“什么遗产?我不懂。”
“夫苏把名下所有的遗产都转赠到你名下了。而且就是12号早上的事,那天他去的律师楼。”
“什么……”这下是真的百口莫辩了。阿映没有多说什么,和他一起去了警察局。
但是只有她自己心底明白凶手是谁。是她!是她!
……
“根据现场指纹和毛发搜集化验结果,江小姐的指纹曾经留在现场。但是死者身上沾染的血液不是她的。她的衣服纤维也有部分留在死者尸体上。现场没有多余的打斗行为……如果凶手要很轻而易举地杀死受害人,必须是力量很强大的人。因为受害人的身高和体重不是一般的女性可以对抗的。”
“另外,现场的长头发经过DNA鉴定,结果和江小姐的DNA完全不吻合。”
“现场的酒精,以及死者体内残留的酒精都表示,受害人被害前服用过少量酒精。但这些威士忌已经足以造成受害人产生幻觉。酒精内没有其他药物……”
“也就是说,有第三个人在现场?”
“也许江小姐见过。”
“她说这两天都在家,身体不适。不过,她说过可能有另外一个女人出入受害人的办公室。但是我们根据拼图找出的身份证记录,发现这个女人失踪已经很久了……而更加巧合的是,受害人身上沾染的DNA和这个女人的十分吻合!”
“好,大家分头去查找相关资料。另外最重要是找出这个女人!这个案子上头非常重视,如果再不查到凶手,可能还有更多的人受害!”
“Yes sir!”
在很多双审视的眼睛下,阿映反而镇静起来了。大家似乎没有得到预想的回答,但又没有证据,于是放阿映离开了。
临走时阿映单独叫住席一新:“我知道你是个很公正的阿Sir,所以,我想给你提醒一下。你有没有听说过[猜心游戏]这个故事?如果没有,你一定要去查一查。”
“等等。为什么说这个?”
“我知道你听过。也猜到你从来不信这个,其实,从前很多人跟你一样的。可惜,失去的永远都不会再回来了。阿Sir,你不用再问我,我现在没什么可说的。至于遗产的事,你知道吗?其实夫苏心里一直都爱着我的……”

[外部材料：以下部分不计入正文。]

template <int NJT, bool QKS, bool FRAG, int W>
__global__ __launch_bounds__(64 * W, (NJT <= 7 ? 2 : 1)) void relpos_attn_kernel(const float* __restrict__ qkv, const float* __restrict__ qkf,
                                                         const float* __restrict__ pe,
                                                         float* __restrict__ ctx, int T, int D, int maxlen,
                                                         int split_out, int heads, int n_items) {
    constexpr int DK = 64;
    constexpr int LDR = 98;
    const int wv = W > 1 ? __builtin_amdgcn_readfirstlane((int)(threadIdx.x >> 6)) : 0;
    __shared__ __attribute__((aligned(16))) float lds_all[W][32 * LDR];
    float (&lds)[32 * LDR] = lds_all[wv];
    const int item = css_xcd_item((int)blockIdx.x, (int)gridDim.x) * W + wv;
    if (item >= n_items) return;
    const int qt = item % NJT, head = (item / NJT) % heads, seg = item / (NJT * heads);
    const int lane = threadIdx.x & 63, c = lane & 31, h = lane >> 5;
    const int ld = 3 * D;
    const float* qb = qkv + (int64_t)seg * T * ld + head * DK;
    const float* kb = qb + D;
    const float* vb = qb + 2 * D;
    const int i0 = qt * 32;
    const int iq = min(i0 + c, T - 1);

    float4 q[8];
#define CSS_ATT_LOAD8(dst, rowptr)                                                                      \
    _Pragma("unroll") for (int ch = 0; ch < 8; ++ch)                                                    \
        dst[ch] = *reinterpret_cast<const float4*>((rowptr) + (QKS ? ((ch >> 2) * 32 + ((ch >> 1) & 1) * 8 + (ch & 1) * 16) : 8 * ch) + 4 * h);
    const float4* qkt = reinterpret_cast<const float4*>(qkf) +
                        ((int64_t)(seg * heads + head) * NJT) * (2 * 8 * 64) + lane;
    if constexpr (FRAG) {
#pragma unroll
        for (int ch = 0; ch < 8; ++ch) q[ch] = qkt[(qt * 2 + 0) * 512 + ch * 64];
    } else {
        CSS_ATT_LOAD8(q, qb + (int64_t)iq * ld)
    }

    const int rel0 = i0 - (T - 1);
    auto pe_tile = [&](int rt) { return pe + ((int64_t)(qt + rt) * 8 * 64 + lane) * 4; };
    auto k_row = [&](int jt) { return kb + (int64_t)min(jt * 32 + c, T - 1) * ld; };
    (void)rel0; (void)maxlen;

    constexpr int RT0 = NJT;
    constexpr int NPRO = NJT >= 2 ? 3 : 2;
    constexpr int NI = NJT >= 2 ? NJT - 2 : 0;
    constexpr int NS = NPRO + NJT + NI;
    auto step_rt = [](int s_) {
        if (s_ < NPRO) return RT0 - s_;
        const int u_ = s_ - NPRO;
        return (u_ < 2 * NI && (u_ & 1)) ? RT0 - 3 - (u_ >> 1) : -1;
    };
    auto step_jt = [](int s_) {
        const int u_ = s_ - NPRO;
        return u_ < 2 * NI ? (u_ >> 1) : NI + (u_ - 2 * NI);
    };
#define CSS_ATT_LOAD_STEP(dst, s_)                                                                         \
    {                                                                                                      \
        if (step_rt(s_) >= 0) {                                                                            \
            const float4* pt_ = reinterpret_cast<const float4*>(pe_tile(step_rt(s_)));                     \
            _Pragma("unroll") for (int ch = 0; ch < 8; ++ch) dst[ch] = pt_[ch * 64];                       \
        } else if constexpr (FRAG) {                                                                       \
            _Pragma("unroll") for (int ch = 0; ch < 8; ++ch) dst[ch] = qkt[(step_jt(s_) * 2 + 1) * 512 + ch * 64]; \
        } else {                                                                                           \
            CSS_ATT_LOAD8(dst, k_row(step_jt(s_)))                                                         \
        }                                                                                                  \
    }
    constexpr int NTB = 2;
    float4 tb[NTB][8];
    f32x16 S[NJT];
    int step = 0;
#define CSS_ATT_LOAD_CH(dst, s_, ch)                                                                       \
    {                                                                                                      \
        if (step_rt(s_) >= 0) dst[ch] = reinterpret_cast<const float4*>(pe_tile(step_rt(s_)))[(ch) * 64];  \
        else if constexpr (FRAG) dst[ch] = qkt[(step_jt(s_) * 2 + 1) * 512 + (ch) * 64];                   \
        else dst[ch] = *reinterpret_cast<const float4*>(k_row(step_jt(s_)) + (QKS ? (((ch) >> 2) * 32 + (((ch) >> 1) & 1) * 8 + ((ch) & 1) * 16) : 8 * (ch)) + 4 * h); \
    }
#define CSS_ATT_STEP(acc)                                                                                  \
    {                                                                                                      \
        __builtin_amdgcn_sched_barrier(0);                                                                 \
        _Pragma("unroll") for (int r = 0; r < 16; ++r) acc[r] = 0.f;                                       \
        f32x16 cor_ = {0};                                                                                 \
        _Pragma("unroll") for (int ch = 0; ch < 8; ++ch) {                                                 \
            if (step + NTB - 1 < NS) { CSS_ATT_LOAD_CH(tb[(step + NTB - 1) % NTB], min(step + NTB - 1, NS - 1), ch) } \
            const float4 s4_ = tb[step % NTB][ch];                                                         \
            if constexpr (QKS) {    \
                if (ch & 1) {                                                                              \
                    const f16x8 sh_ = __builtin_bit_cast(f16x8, tb[step % NTB][ch - 1]), sl_ = __builtin_bit_cast(f16x8, s4_); \
                    const f16x8 qh_ = __builtin_bit_cast(f16x8, q[ch - 1]), ql_ = __builtin_bit_cast(f16x8, q[ch]);         \
                    acc = __builtin_amdgcn_mfma_f32_32x32x16_f16(sh_, qh_, acc, 0, 0, 0);                  \
                    cor_ = __builtin_amdgcn_mfma_f32_32x32x16_f16(sh_, ql_, cor_, 0, 0, 0);                \
                    cor_ = __builtin_amdgcn_mfma_f32_32x32x16_f16(sl_, qh_, cor_, 0, 0, 0);                \
                    __builtin_amdgcn_sched_barrier(0);                                                     \
                }                                                                                          \
            } else {                                                                                       \
                acc = __builtin_amdgcn_mfma_f32_32x32x2f32(s4_.x, q[ch].x, acc, 0, 0, 0);                  \
                acc = __builtin_amdgcn_mfma_f32_32x32x2f32(s4_.y, q[ch].y, acc, 0, 0, 0);                  \
                acc = __builtin_amdgcn_mfma_f32_32x32x2f32(s4_.z, q[ch].z, acc, 0, 0, 0);                  \
                acc = __builtin_amdgcn_mfma_f32_32x32x2f32(s4_.w, q[ch].w, acc, 0, 0, 0);                  \
                __builtin_amdgcn_sched_barrier(0);                                                         \
            }                                                                                              \
        }                                                                                                  \
        if constexpr (QKS) acc += cor_ * SPLIT_LO_INV;                                                     \
        __builtin_amdgcn_sched_barrier(0);                                                                 \
        ++step;                                                                                            \
    }
#define CSS_ATT_RING_WRITE(acc, rt)                                                          \
    {                                                                                        \
        const int slot_ = (((rt) % 3) + 3) % 3;                                              \
        _Pragma("unroll") for (int r = 0; r < 16; ++r)                                       \
            lds[c * LDR + slot_ * 32 + (r & 3) + 8 * (r >> 2) + 4 * h] = acc[r];             \
    }
    CSS_ATT_LOAD_STEP(tb[0], 0)
    if constexpr (NTB > 2) { CSS_ATT_LOAD_STEP(tb[1], 1) }
#pragma unroll
    for (int u = 0; u < NPRO; ++u) {
        const int rt = RT0 - u;
        f32x16 acc;
        CSS_ATT_STEP(acc)
        CSS_ATT_RING_WRITE(acc, rt)
    }
    float mx = -INFINITY;
    const int base_c = c + (T - 1) - 4 * h;
    const int m0 = base_c >= 0 ? base_c % 96 : 0;
    const float* ringc = lds + c * LDR;
#pragma unroll
    for (int jt = 0; jt < NJT; ++jt) {
        const int rt_new = RT0 - 3 - jt;
        CSS_ATT_STEP(S[jt])
#pragma unroll
        for (int r = 0; r < 16; ++r) {
            const int K = jt * 32 + (r & 3) + 8 * (r >> 2);
            float bpos, sc;
            if (jt < NJT - 1) {
                const unsigned t = (unsigned)(m0 - K % 96);
                bpos = ringc[min(t, t + 96u)];
                sc = S[jt][r] + bpos;
            } else {
                const int rr = max(base_c - K, 0);
                bpos = ringc[((rr >> 5) % 3) * 32 + (rr & 31)];
                sc = S[jt][r] + bpos;
                sc = K + 4 * h < T ? sc : -INFINITY;
            }
            S[jt][r] = sc;
            mx = fmaxf(mx, sc);
        }
        if (rt_new >= 0) {
            f32x16 acc;
            CSS_ATT_STEP(acc)
            CSS_ATT_RING_WRITE(acc, rt_new)
        }
    }
    mx = fmaxf(mx, __shfl_xor(mx, 32));
    const float c1 = 0.125f * 1.44269504088896341f, mc = mx * c1;
    float sum = 0.f;
#pragma unroll
    for (int jt = 0; jt < NJT; ++jt) {
#pragma unroll
        for (int r = 0; r < 16; ++r) {
            const float p = __builtin_amdgcn_exp2f(fmaf(S[jt][r], c1, -mc));
            S[jt][r] = p;
            sum += p;
        }
    }
    sum += __shfl_xor(sum, 32);
    const float inv = 1.0f / sum;
    __builtin_amdgcn_fence(__ATOMIC_RELEASE, "wavefront");
    __builtin_amdgcn_wave_barrier();

    constexpr int OLD = 65;
    if constexpr (QKS) {
        typedef __fp16 h4 __attribute__((__vector_size__(4 * sizeof(__fp16))));
        constexpr int VIMG = 32 * 32;
        constexpr int VLO = VIMG + 32;
        constexpr int VBUF = VLO + VIMG;
        static_assert(2 * VBUF * sizeof(_Float16) <= sizeof(lds), "V tile buffers must fit in the ring");
        _Float16* vlds = reinterpret_cast<_Float16*>(lds);
        float4 vr[4];
        const int vkey = lane >> 3, vpc = lane & 7;
#define CSS_ATT_VLOAD(g_)                                                                                          \
    _Pragma("unroll") for (int m = 0; m < 4; ++m) {                                                               \
        const int ju_ = ((g_) >> 1) * 32 + 8 * m + vkey;                                                          \
        const int row_ = ((g_) >> 1) < NJT - 1 ? ju_ : min(ju_, T - 1);                                           \
        vr[m] = *reinterpret_cast<const float4*>(vb + (int64_t)row_ * ld + ((g_) & 1) * 32 + 4 * vpc);            \
    }
#define CSS_ATT_VSTORE(g_)                                                                                         \
    _Pragma("unroll") for (int m = 0; m < 4; ++m)                                                                 \
        *reinterpret_cast<float4*>(vlds + ((g_) & 1) * VBUF + (vpc >> 2) * VLO + (8 * m + vkey) * 32 + (vpc & 3) * 8) = vr[m];
        const int tq = c >> 4, ti = c & 15;
        const int troff = (4 * h + (ti >> 2)) * 32 + 16 * tq + 4 * (ti & 3);
#define CSS_ATT_TR(g_, img_, kk_, eh_)                                                                             \
    __builtin_amdgcn_ds_read_tr16_b64_v4f16(reinterpret_cast<__attribute__((address_space(3))) h4*>(              \
        (__attribute__((address_space(3))) _Float16*)vlds + ((g_) & 1) * VBUF + (img_) * VLO + (16 * (kk_) + 8 * (eh_)) * 32 + troff))
        CSS_ATT_VLOAD(0)
        CSS_ATT_VSTORE(0)
        CSS_ATT_VLOAD(1)
        f32x16 o0 = {0}, o1 = {0}, cor0 = {0}, cor1 = {0};
#pragma unroll
        for (int jt = 0; jt < NJT; ++jt) {
            f16x8 ph[2], pl[2];
#pragma unroll
            for (int kk = 0; kk < 2; ++kk)
#pragma unroll
                for (int e = 0; e < 8; ++e) {
                    _Float16 a, b;
                    split_f16(S[jt][8 * kk + e], a, b);
                    ph[kk][e] = a;
                    pl[kk][e] = b;
                }
#pragma unroll
            for (int dt = 0; dt < 2; ++dt) {
                const int g = 2 * jt + dt;
                if (g + 1 < 2 * NJT) { CSS_ATT_VSTORE(g + 1) }
                if (g + 2 < 2 * NJT) { CSS_ATT_VLOAD(g + 2) }
#pragma unroll
                for (int kk = 0; kk < 2; ++kk) {
                    const h4 a0 = CSS_ATT_TR(g, 0, kk, 0), a1 = CSS_ATT_TR(g, 0, kk, 1);
                    const h4 b0 = CSS_ATT_TR(g, 1, kk, 0), b1 = CSS_ATT_TR(g, 1, kk, 1);
                    f16x8 vh, vl;
#pragma unroll
                    for (int e = 0; e < 4; ++e) {
                        vh[e] = (_Float16)a0[e]; vh[4 + e] = (_Float16)a1[e];
                        vl[e] = (_Float16)b0[e]; vl[4 + e] = (_Float16)b1[e];
                    }
                    if (dt == 0) {
                        o0 = __builtin_amdgcn_mfma_f32_32x32x16_f16(vh, ph[kk], o0, 0, 0, 0);
                        cor0 = __builtin_amdgcn_mfma_f32_32x32x16_f16(vh, pl[kk], cor0, 0, 0, 0);
                        cor0 = __builtin_amdgcn_mfma_f32_32x32x16_f16(vl, ph[kk], cor0, 0, 0, 0);
                    } else {
                        o1 = __builtin_amdgcn_mfma_f32_32x32x16_f16(vh, ph[kk], o1, 0, 0, 0);
                        cor1 = __builtin_amdgcn_mfma_f32_32x32x16_f16(vh, pl[kk], cor1, 0, 0, 0);
                        cor1 = __builtin_amdgcn_mfma_f32_32x32x16_f16(vl, ph[kk], cor1, 0, 0, 0);
                    }
                }
            }
        }
        o0 += cor0 * SPLIT_LO_INV;
        o1 += cor1 * SPLIT_LO_INV;
#pragma unroll
        for (int r = 0; r < 16; ++r) {
            const int d = (r & 3) + 8 * (r >> 2) + 4 * h;
            lds[c * OLD + d] = o0[r] * inv;
            lds[c * OLD + 32 + d] = o1[r] * inv;
        }
#undef CSS_ATT_VLOAD
#undef CSS_ATT_VSTORE
#undef CSS_ATT_TR
    } else {
    typedef float f32x2 __attribute__((ext_vector_type(2)));
    f32x2 vb2[2][16];
    const __amdgpu_buffer_rsrc_t rsv = __builtin_amdgcn_make_buffer_rsrc(const_cast<float*>(vb), 0, (int)(((int64_t)(T - 1) * ld + DK) * 4), 0x00020000);
    const int vvo = (4 * h * ld + 2 * c) * 4, ldb = ld * 4;
#define CSS_ATT_LOADV(jt_, r_) __builtin_bit_cast(f32x2, __builtin_amdgcn_raw_buffer_load_b64(rsv, vvo, ((jt_) * 32 + ((r_) & 3) + 8 * ((r_) >> 2)) * ldb, 0))
#pragma unroll
    for (int r = 0; r < 16; ++r) vb2[0][r] = CSS_ATT_LOADV(0, r);
    f32x16 oe = {0}, oo = {0};
#pragma unroll
    for (int jt = 0; jt < NJT; ++jt) {
        __builtin_amdgcn_sched_barrier(0);
#pragma unroll
        for (int r = 0; r < 16; ++r) {
            if (jt + 1 < NJT) vb2[(jt + 1) & 1][r] = CSS_ATT_LOADV(jt + 1, r);
            oe = __builtin_amdgcn_mfma_f32_32x32x2f32(vb2[jt & 1][r].x, S[jt][r], oe, 0, 0, 0);
            oo = __builtin_amdgcn_mfma_f32_32x32x2f32(vb2[jt & 1][r].y, S[jt][r], oo, 0, 0, 0);
            __builtin_amdgcn_sched_barrier(0);
        }
    }
#pragma unroll
    for (int r = 0; r < 16; ++r) {
        const int d = 2 * ((r & 3) + 8 * (r >> 2) + 4 * h);
        lds[c * OLD + d] = oe[r] * inv;
        lds[c * OLD + d + 1] = oo[r] * inv;
    }
#undef CSS_ATT_LOADV
    }
    __builtin_amdgcn_fence(__ATOMIC_RELEASE, "wavefront");
    __builtin_amdgcn_wave_barrier();
    {
        const int d4 = (lane & 15) * 4;
        float* ob = ctx + ((int64_t)seg * T + i0) * D;
#pragma unroll
        for (int k = 0; k < 8; ++k) {
            const int il = (lane >> 4) + 4 * k;
            if (i0 + il >= T) continue;
            const float* src = lds + il * OLD + d4;
            const float v0 = src[0], v1 = src[1], v2 = src[2], v3 = src[3];
            if (split_out)
                split_store4(reinterpret_cast<_Float16*>(ob + (int64_t)il * D), head * DK + d4, v0, v1, v2, v3);
            else
                *reinterpret_cast<float4*>(ob + (int64_t)il * D + head * DK + d4) = make_float4(v0, v1, v2, v3);
        }
    }
}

阿映走了后,席一新却沉默了。他觉得不可思议,为什么她要提到[猜心游戏],难道还跟这个案子有关?看她的样子,好像知道很多,但是究竟为什么不说呢?如果她是凶手的话……
那么残忍的作案手法还真叫人不寒而栗……想到这儿,他肚子开始咕咕叫了。于是他走向食堂。老警员查里周招呼他过去坐。